**Work task:**
Only an exact, line-for-line copy of the data will serve as the answer.
======
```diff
@@ -340,7 +406,7 @@
       for (unsigned j = lo; j < hi; ++j) dst[j] = lds[j];
     }
   }
-  if (codes) {
+  if (!SYM && codes) {
     const u64 g0 = sc.off, g1 = sc.off + filled;
     for (u64 b = (g0 >> 6) + lane; b < ((g1 + 63) >> 6); b += 64) {
       const u64 s_lo = b << 6, s_hi = s_lo + 64;
@@ -419,12 +485,17 @@
   MkChunkInfo* info = (MkChunkInfo*)c->info.p;
   const unsigned blocks = (unsigned)((nwaves + FP_WAVES - 1) / FP_WAVES);
   const bool classic = mk_env_int("MK_FP_CLASSIC", 0) != 0;
+  const bool sym = codes != nullptr && !write_seq && mk_env_int("MK_FP_BYTES", 0) == 0;
   mk_prof_begin(c, MK_K_PARSE);
   hipLaunchKernelGGL(mk_fparse_summ, dim3(blocks), dim3(FP_THREADS), 0, c->stream, d_raw, begin, n, nwaves, entries, masks, info, codes,
                      bad, 2 * bad_words, bad_words);
   hipLaunchKernelGGL(mk_fparse_scan, dim3(1), dim3(1024), 0, c->stream, (const FpEntry*)entries, nwaves, scan, info, bad);
-  hipLaunchKernelGGL(mk_fparse_emit, dim3(blocks), dim3(FP_THREADS), 0, c->stream, d_raw, begin, n, nwaves, (const FpScan*)scan,
-                     (const unsigned*)masks, (uint8_t*)c->seq.p, info, codes, bad, write_seq ? 1 : 0, classic ? 1 : 0);
+  if (sym)
+    hipLaunchKernelGGL(mk_fparse_emit<true>, dim3(blocks), dim3(FP_THREADS), 0, c->stream, d_raw, begin, n, nwaves, (const FpScan*)scan,
+                       (const unsigned*)masks, (uint8_t*)c->seq.p, info, codes, bad, 0, classic ? 1 : 0);
+  else
+    hipLaunchKernelGGL(mk_fparse_emit<false>, dim3(blocks), dim3(FP_THREADS), 0, c->stream, d_raw, begin, n, nwaves, (const FpScan*)scan,
+                       (const unsigned*)masks, (uint8_t*)c->seq.p, info, codes, bad, write_seq ? 1 : 0, classic ? 1 : 0);
   mk_prof_end(c);
   MK_HIP(hipGetLastError());
   return MK_OK;
```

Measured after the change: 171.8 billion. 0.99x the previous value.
======
**Solved exercise:**
```diff
@@ -340,7 +406,7 @@
       for (unsigned j = lo; j < hi; ++j) dst[j] = lds[j];
     }
   }
-  if (codes) {
+  if (!SYM && codes) {
     const u64 g0 = sc.off, g1 = sc.off + filled;
     for (u64 b = (g0 >> 6) + lane; b < ((g1 + 63) >> 6); b += 64) {
       const u64 s_lo = b << 6, s_hi = s_lo + 64;
@@ -419,12 +485,17 @@
   MkChunkInfo* info = (MkChunkInfo*)c->info.p;
   const unsigned blocks = (unsigned)((nwaves + FP_WAVES - 1) / FP_WAVES);
   const bool classic = mk_env_int("MK_FP_CLASSIC", 0) != 0;
+  const bool sym = codes != nullptr && !write_seq && mk_env_int("MK_FP_BYTES", 0) == 0;
   mk_prof_begin(c, MK_K_PARSE);
   hipLaunchKernelGGL(mk_fparse_summ, dim3(blocks), dim3(FP_THREADS), 0, c->stream, d_raw, begin, n, nwaves, entries, masks, info, codes,
                      bad, 2 * bad_words, bad_words);
   hipLaunchKernelGGL(mk_fparse_scan, dim3(1), dim3(1024), 0, c->stream, (const FpEntry*)entries, nwaves, scan, info, bad);
-  hipLaunchKernelGGL(mk_fparse_emit, dim3(blocks), dim3(FP_THREADS), 0, c->stream, d_raw, begin, n, nwaves, (const FpScan*)scan,
-                     (const unsigned*)masks, (uint8_t*)c->seq.p, info, codes, bad, write_seq ? 1 : 0, classic ? 1 : 0);
+  if (sym)
+    hipLaunchKernelGGL(mk_fparse_emit<true>, dim3(blocks), dim3(FP_THREADS), 0, c->stream, d_raw, begin, n, nwaves, (const FpScan*)scan,
+                       (const unsigned*)masks, (uint8_t*)c->seq.p, info, codes, bad, 0, classic ? 1 : 0);
+  else
+    hipLaunchKernelGGL(mk_fparse_emit<false>, dim3(blocks), dim3(FP_THREADS), 0, c->stream, d_raw, begin, n, nwaves, (const FpScan*)scan,
+                       (const unsigned*)masks, (uint8_t*)c->seq.p, info, codes, bad, write_seq ? 1 : 0, classic ? 1 : 0);
   mk_prof_end(c);
   MK_HIP(hipGetLastError());
   return MK_OK;
```

Measured after the change: 171.8 billion. 0.99x the previous value.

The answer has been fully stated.